Top of Supplied material

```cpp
int sparse_solve_setup(dlg_backend* b)
{
  SparseSym* Y = b->sym;
  const SymHost& H = Y->H;
  const long xb_cap = env_int("DOGLEG_AMD_BWD_XB_CAP", 12288);
  Y->bwd_xb_cap = (int)xb_cap;
  Y->slv_lds.assign(H.nlevels, 0); Y->bwd_lds.assign(H.nlevels, 0); Y->bwd_nt.assign(H.nlevels, 512); Y->bwd_bd.assign(H.nlevels, 0); Y->bwd_pmx.assign(H.nlevels, 0);
  for(int l = 0; l < H.nlevels; l++)
  {
    long maxw = 0, mb = 0;
    for(int i = H.lvl_ptr[l]; i < H.lvl_ptr[l+1]; i++)
    {
      const int s = H.lvl_sn[i];
      const long wv = H.sn_c0[s+1] - H.sn_c0[s], nr = H.sn_rowptr[s+1] - H.sn_rowptr[s];
      if(wv > maxw) maxw = wv;
      const long rb = nr - wv - 1;
      const long need = (rb <= xb_cap ? rb + 3 : 0) + 256 + ((wv + 7)/8)*64 + 16 + 8*256;
      if(need > mb) mb = need;
    }
    if(maxw > 256) { dlg_set_error("supernode of width %ld is too wide for the backward-solve kernel", maxw); return DLG_ERR_ARG; }
    Y->slv_lds[l] = (int)(maxw*(maxw | 1)*8);
    if(Y->slv_lds[l] > LDS_BUDGET) { dlg_set_error("supernode of width %ld is too wide for the solve kernels", maxw); return DLG_ERR_ARG; }
    if(mb*8 > LDS_BUDGET) { dlg_set_error("supernode too large for the backward-solve kernel (%ld doubles)", mb); return DLG_ERR_ARG; }
    Y->bwd_lds[l] = (int)(mb*8);
    Y->bwd_pmx[l] = 0;
    {
      long pm = 0;
      for(int i = H.lvl_ptr[l]; i < H.lvl_ptr[l+1]; i++)
      {
        const int s = H.lvl_sn[i];
        const long wv = H.sn_c0[s+1] - H.sn_c0[s];
        if(H.sn_bd_ptr[s+1] == H.sn_bd_ptr[s]) pm = std::max(pm, ((wv + 7)/8)*8*((wv + 15) & ~15L));
      }
      if(pm > 0 && !getenv("DOGLEG_AMD_NO_PREMUL") && (long)Y->bwd_lds[l] + pm*8 <= LDS_BUDGET) Y->bwd_pmx[l] = (int)(pm*8);
    }
    Y->bwd_nt[l] = (maxw <= 128 && H.lvl_ptr[l+1] - H.lvl_ptr[l] >= 512) ? 256 : 512;
    bool allbd = true;
    for(int i = H.lvl_ptr[l]; i < H.lvl_ptr[l+1]; i++) { const int s = H.lvl_sn[i]; if(H.sn_bd_ptr[s+1] == H.sn_bd_ptr[s]) allbd = false; }
    Y->bwd_bd[l] = allbd ? 1 : 0;
    if(Y->bwd_nt[l] != 512 || Y->bwd_bd[l]) Y->bwd_pmx[l] = 0;
    Y->bwd_lds[l] += Y->bwd_pmx[l];
  }
  {
    std::vector<SolveItem> items(H.xl_sn.size());
    for(int k = 0; k < (int)H.xl_sn.size(); k++)
    {
      const int s = H.xl_sn[k];
      SolveItem& it = items[k];
      it = solve_item(H, s);
      it.rsv = Y->bwd_pmx[H.sn_level[s]] ? 1 : 0;
      if(it.nbd > 0)
      {
        const int* mc = &H.sn_bd_col[it.bd0];
        const int wd0 = (it.nbd > 1 ? mc[1] : it.w) - mc[0];
        bool same = mc[0] == 0;
        for(int m = 0; m < it.nbd && same; m++) if(((m + 1 < it.nbd) ? mc[m+1] : it.w) - mc[m] != wd0 || mc[m] != m*wd0) same = false;
        it.rsv = same ? wd0 : 0;
      }
    }
    DLG_CHECK(upload(Y->slv_item, items)); Y->allocs.push_back(Y->slv_item);
    std::vector<double> none(16*std::max<size_t>(items.size(), 1));
    for(size_t i = 0; i < none.size(); i += 2) { none[i] = 1e300; none[i + 1] = 0.0; }
    DLG_CHECK(upload(Y->diag_mm, none)); Y->allocs.push_back(Y->diag_mm);
    Y->n_diag_mm = 8*(int)items.size();
  }
  {
    int64_t lo = -1, hi = 0;
    for(int i = H.lvl_ptr[0]; i < H.lvl_ptr[1]; i++)
    {
      const int s = H.lvl_sn[i];
      const int64_t a = H.sn_lx[s], e = a + (int64_t)(H.sn_rowptr[s+1] - H.sn_rowptr[s])*(H.sn_c0[s+1] - H.sn_c0[s]);
      if(lo < 0 || a < lo) lo = a;
// ... 21 lines not shown
    {
      std::vector<SolveItem> items;
      std::vector<int> pos(H.nsn, -1);
      for(int l = H.nlevels - 1; l >= l0; l--)
        for(int k = H.xl_ptr[l]; k < H.xl_ptr[l+1]; k++)
        {
          const int s = H.xl_sn[k];
          SolveItem it = solve_item(H, s);
          it.rsv = Y->bwd_pmx[l] ? 1 : 0;
          if(it.nbd > 0) it.rsv = 0;
          if(it.nrows - it.w - 1 > 0)
          {
            const int prow = H.sn_rows[H.sn_rowptr[s] + it.w];
            const int ps = H.col_sn[prow];
            it.pflag = pos[ps];
            if(it.pflag < 0) { dlg_set_error("internal error: the parent of supernode %d is not part of the persistent backward launch", s); return DLG_ERR_ARG; }
          }
          pos[s] = (int)items.size();
          items.push_back(it);
        }
      Y->bw_level0 = l0; Y->bw_n = (int)items.size(); Y->bw_lds = std::max(ldsb, 84*1024);
      DLG_CHECK(upload(Y->slv_item_pr, items)); Y->allocs.push_back(Y->slv_item_pr);
      std::vector<unsigned long long> empty(2*(size_t)H.N, 0x7FF8DEADBEEF0002ull);
      DLG_HIP(hipMalloc(&Y->bwd_xh, sizeof(double)*empty.size())); Y->allocs.push_back(Y->bwd_xh);
      DLG_HIP(hipMemcpy(Y->bwd_xh, empty.data(), sizeof(double)*empty.size(), hipMemcpyHostToDevice));
      DLG_HIP(hipMalloc(&Y->bwd_flag, sizeof(int)*items.size())); Y->allocs.push_back(Y->bwd_flag);
      DLG_HIP(hipMemsetAsync(Y->bwd_flag, 0, sizeof(int)*items.size(), b->stream));
      Y->bwd_epoch = 0;
    }
  }
  for(int l = 0; l < H.nlevels; l++)
    if(Y->leaf_lean[l] && (l >= Y->bw_level0 || !Y->bwd_bd[l])) Y->leaf_lean[l] = 0;
  for(const void* k : { (const void*)&k_solve_fwd_level, (const void*)&k_solve_bwd_level<256, false>,
                        (const void*)&k_solve_bwd_level<256, true>, (const void*)&k_solve_bwd_level<512, false> })
    DLG_HIP(hipFuncSetAttribute(k, hipFuncAttributeMaxDynamicSharedMemorySize, LDS_BUDGET));
  return DLG_OK;
}

static double* bwd_diag_mm(const dlg_backend* b, int l)
{
  const SparseSym* Y = b->sym;
  return (Y->diag_mm && !b->knobs.ei_jpass) ? Y->diag_mm + 16*(size_t)Y->H.xl_ptr[l] : (double*)nullptr;
}
static void launch_bwd_level(dlg_backend* b, int nt, bool bd, int grid, int lds, const SolveItem* items, double* out, int use_aug,
                             int l, int* flag, int epoch, double* xh, int nxh)
{
  SparseSym* Y = b->sym;
  double* mm = bwd_diag_mm(b, l);
  const int rows_raw = (Y->leaf_lean[l] && Y->leaf_rows.raw(Y->Lx)) ? 1 : 0;
#define DLG_BW_LAUNCH(...) hipLaunchKernelGGL(HIP_KERNEL_NAME(k_solve_bwd_level<__VA_ARGS__>), dim3(grid), dim3(nt), lds, b->stream, \
                                              items, Y->sn_rows, Y->perm, Y->Lx, Y->ywork, out, use_aug, Y->sn_bd_col, 256*l, Y->bwd_xb_cap, \
                                              flag, epoch, Y->d_info, dlg_handoff(b, 1 << 21), xh, nxh, mm, rows_raw)
  if(nt == 256 && bd) DLG_BW_LAUNCH(256, true);
  else if(nt == 256) DLG_BW_LAUNCH(256, false);
  else { nt = 512; DLG_BW_LAUNCH(512, false); }
#undef DLG_BW_LAUNCH
}

int sparse_solve(dlg_backend* b, const double* rhs, double* out)
{
  SparseSym* Y = b->sym;
  if(!Y) { dlg_set_error("dlg_sparse_set_pattern must be called first"); return DLG_ERR_STATE; }
  const SymHost& H = Y->H;
  hipStream_t st = b->stream;
  const int use_aug = (Y->aug_rhs != nullptr && Y->aug_rhs == rhs) ? 1 : 0;
  if(H.part_nranks > 1 && !use_aug)
  { dlg_set_error("with a subtree partition only the right-hand side that rode along with the factorisation (Jt x) can be solved for"); return DLG_ERR_STATE; }
  if(!use_aug) DLG_CHECK(sparse_leaf_rows_materialize(b));
  for(int l = 0; l < H.nlevels && !use_aug; l++)
  {
    const int n = H.xl_ptr[l+1] - H.xl_ptr[l];
    if(n > 0)
      hipLaunchKernelGGL(k_solve_fwd_level, dim3(n), dim3(TPB), Y->slv_lds[l], st, Y->xl_sn + H.xl_ptr[l],
                         Y->sn_c0, Y->sn_rowptr, Y->sn_lx, Y->sn_scr, Y->rl_ptr, Y->rl_pos, Y->perm,
                         Y->Lx, rhs, Y->scr, Y->ywork);
  }
  if(H.part_nranks > 1) DLG_HIP(hipMemsetAsync(out, 0, sizeof(double)*(size_t)H.N, st));
  int ltop = H.nlevels - 1;
  if(Y->bw_level0 < H.nlevels)
  {
    DlgRegionTurn turn(b);
    launch_bwd_level(b, 512, false, Y->bw_n, Y->bw_lds, Y->slv_item_pr, out, use_aug, Y->bw_level0, Y->bwd_flag, ++Y->bwd_epoch, Y->bwd_xh, H.N);
    ltop = Y->bw_level0 - 1;
  }
  for(int l = ltop; l >= 0; l--)
  {
    const int n = H.xl_ptr[l+1] - H.xl_ptr[l];
    if(n > 0) launch_bwd_level(b, Y->bwd_nt[l], Y->bwd_bd[l], n, Y->bwd_lds[l], Y->slv_item + H.xl_ptr[l], out, use_aug, l, (int*)nullptr, 0, (double*)nullptr, 0);
  }
  DLG_LAUNCH_CHECK();
  if(H.part_nranks > 1)
  {
    const bool room = out == b->slot[0].gn || out == b->slot[1].gn;
    const double* extra = room ? b->fold_scalar : nullptr;
    hipLaunchKernelGGL(k_mask_vec, dim3(dlg_cdiv(H.N, TPB)), dim3(TPB), 0, st, out, Y->colmask, H.N, extra);
    DLG_LAUNCH_CHECK();
    DLG_CHECK(dlg_allreduce_dev(b, out, (size_t)H.N + (extra ? 1 : 0)));
    if(extra) { b->fold_result = out + H.N; b->fold_scalar = nullptr; }
  }
  return DLG_OK;
}
```

Measured before the change: 1905.

## Add lean raw-rows backward-solve kernel variant for narrow leaf levels

Adds a third instantiation of the backward level solve for leaf levels whose diagonal blocks are at most 4 wide and whose row data is raw. The variant drops the T/rhs LDS regions and the 8x8 block path, and solves each 4x4 diagonal block directly in registers. It also trims the per-block LDS request and raises the launch-bounds occupancy hint to 6, so more workgroups can be resident per CU. It is on by default through a knob, and adds stats counters. The cost is more template code, plus a risk of register spills under the tighter occupancy bound.

Measured after the change: 1883. -1.2%, worse.

```diff
diff --git a/libdogleg_amd/capi.py b/libdogleg_amd/capi.py
--- a/libdogleg_amd/capi.py
+++ b/libdogleg_amd/capi.py
@@ -888,9 +888,10 @@
         return dict(n_levels=a.value, persist_level0=b.value, persist_items=c.value)
 
     def leaf_rows_stats(self):
-        v = (C.c_long * 4)()
-        _ck(self.L.dlg_sparse_leaf_rows_stats(self.h, v, 4), "leaf_rows_stats")
-        return dict(lean_launches=v[0], materialized=v[1], raw=bool(v[2]), lean_levels=v[3])
+        v = (C.c_long * 6)()
+        _ck(self.L.dlg_sparse_leaf_rows_stats(self.h, v, 6), "leaf_rows_stats")
+        return dict(lean_launches=v[0], materialized=v[1], raw=bool(v[2]), lean_levels=v[3],
+                    bwd_raw4_launches=v[4], bwd_raw4_levels=v[5])
 
     def set_p(self, slot, p):
         p = np.ascontiguousarray(p, dtype=np.float64)
diff --git a/libdogleg_amd/csrc/backend.hip b/libdogleg_amd/csrc/backend.hip
--- a/libdogleg_amd/csrc/backend.hip
+++ b/libdogleg_amd/csrc/backend.hip
@@ -231,6 +231,7 @@
     k.ei_jpass = getenv("DOGLEG_AMD_EI_JPASS") != nullptr;
     k.no_between = getenv("DOGLEG_AMD_NO_BETWEEN") != nullptr;
     k.no_k8_predict = getenv("DOGLEG_AMD_NO_K8_PREDICT") != nullptr;
+    if(const char* e = getenv("DOGLEG_AMD_BWD_RAW4")) k.bwd_raw4 = atoi(e) != 0;
     if(const char* e = getenv("DOGLEG_AMD_DEBUG_EI_FLIP")) b->ei_flip = atoi(e);
     if(getenv("DOGLEG_AMD_DEBUG_HANDOFF_TIMEOUT")) { b->handoff_skew = 1; b->handoff_spins = 256; }
     (void)hipDeviceGetAttribute(&b->ncu, hipDeviceAttributeMultiprocessorCount, device);
diff --git a/libdogleg_amd/csrc/dlg_internal.h b/libdogleg_amd/csrc/dlg_internal.h
--- a/libdogleg_amd/csrc/dlg_internal.h
+++ b/libdogleg_amd/csrc/dlg_internal.h
@@ -99,6 +99,7 @@
   {
     bool potrf_steps = false, trsv_steps = false, no_abandon = false, ei_jpass = false, no_between = false, no_k8_predict = false;
     int touch_wg = 512;
+    bool bwd_raw4 = true;
   } knobs;
   int ncu = 256;
 
diff --git a/libdogleg_amd/csrc/sparse_factor.hip b/libdogleg_amd/csrc/sparse_factor.hip
--- a/libdogleg_amd/csrc/sparse_factor.hip
+++ b/libdogleg_amd/csrc/sparse_factor.hip
@@ -1252,8 +1252,10 @@
   const SparseSym* Y = b->sym;
   long lean = 0;
   for(char c : Y->leaf_lean) lean += c;
-  const long v[] = { Y->leaf_rows.lean_launches, Y->leaf_rows.materialized, Y->leaf_rows.raw(Y->Lx) ? 1L : 0L, lean };
-  for(int i = 0; i < nstats && i < 4; i++) stats[i] = v[i];
+  long fit4 = 0;
+  for(int c : Y->bwd_bd) fit4 += c == 2;
+  const long v[] = { Y->leaf_rows.lean_launches, Y->leaf_rows.materialized, Y->leaf_rows.raw(Y->Lx) ? 1L : 0L, lean, Y->bwd_raw4_launches, fit4 };
+  for(int i = 0; i < nstats && i < 6; i++) stats[i] = v[i];
   return DLG_OK;
 }
 
diff --git a/libdogleg_amd/csrc/sparse_internal.h b/libdogleg_amd/csrc/sparse_internal.h
--- a/libdogleg_amd/csrc/sparse_internal.h
+++ b/libdogleg_amd/csrc/sparse_internal.h
@@ -101,6 +101,7 @@
   uint32_t* ar_idx = nullptr; double* ar_buf = nullptr; size_t ar_n = 0;
   FacLevels fac;
   std::vector<int> slv_lds, bwd_lds, bwd_nt, bwd_bd, bwd_pmx;
+  std::vector<int> bwd_lds4; long bwd_raw4_launches = 0;
   int64_t* red_off = nullptr; int* red_len = nullptr; int* red_kind = nullptr; int64_t* red_dst = nullptr;
   int n_red_seg = 0; size_t red_n = 0; double* red_buf = nullptr;
   double* colmask = nullptr; int* sn_owner = nullptr;
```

Bottom of Supplied material

Description of the task: All lines of the data that hold "capi" need to be copied.

Result for this exercise:
diff --git a/libdogleg_amd/capi.py b/libdogleg_amd/capi.py
--- a/libdogleg_amd/capi.py
+++ b/libdogleg_amd/capi.py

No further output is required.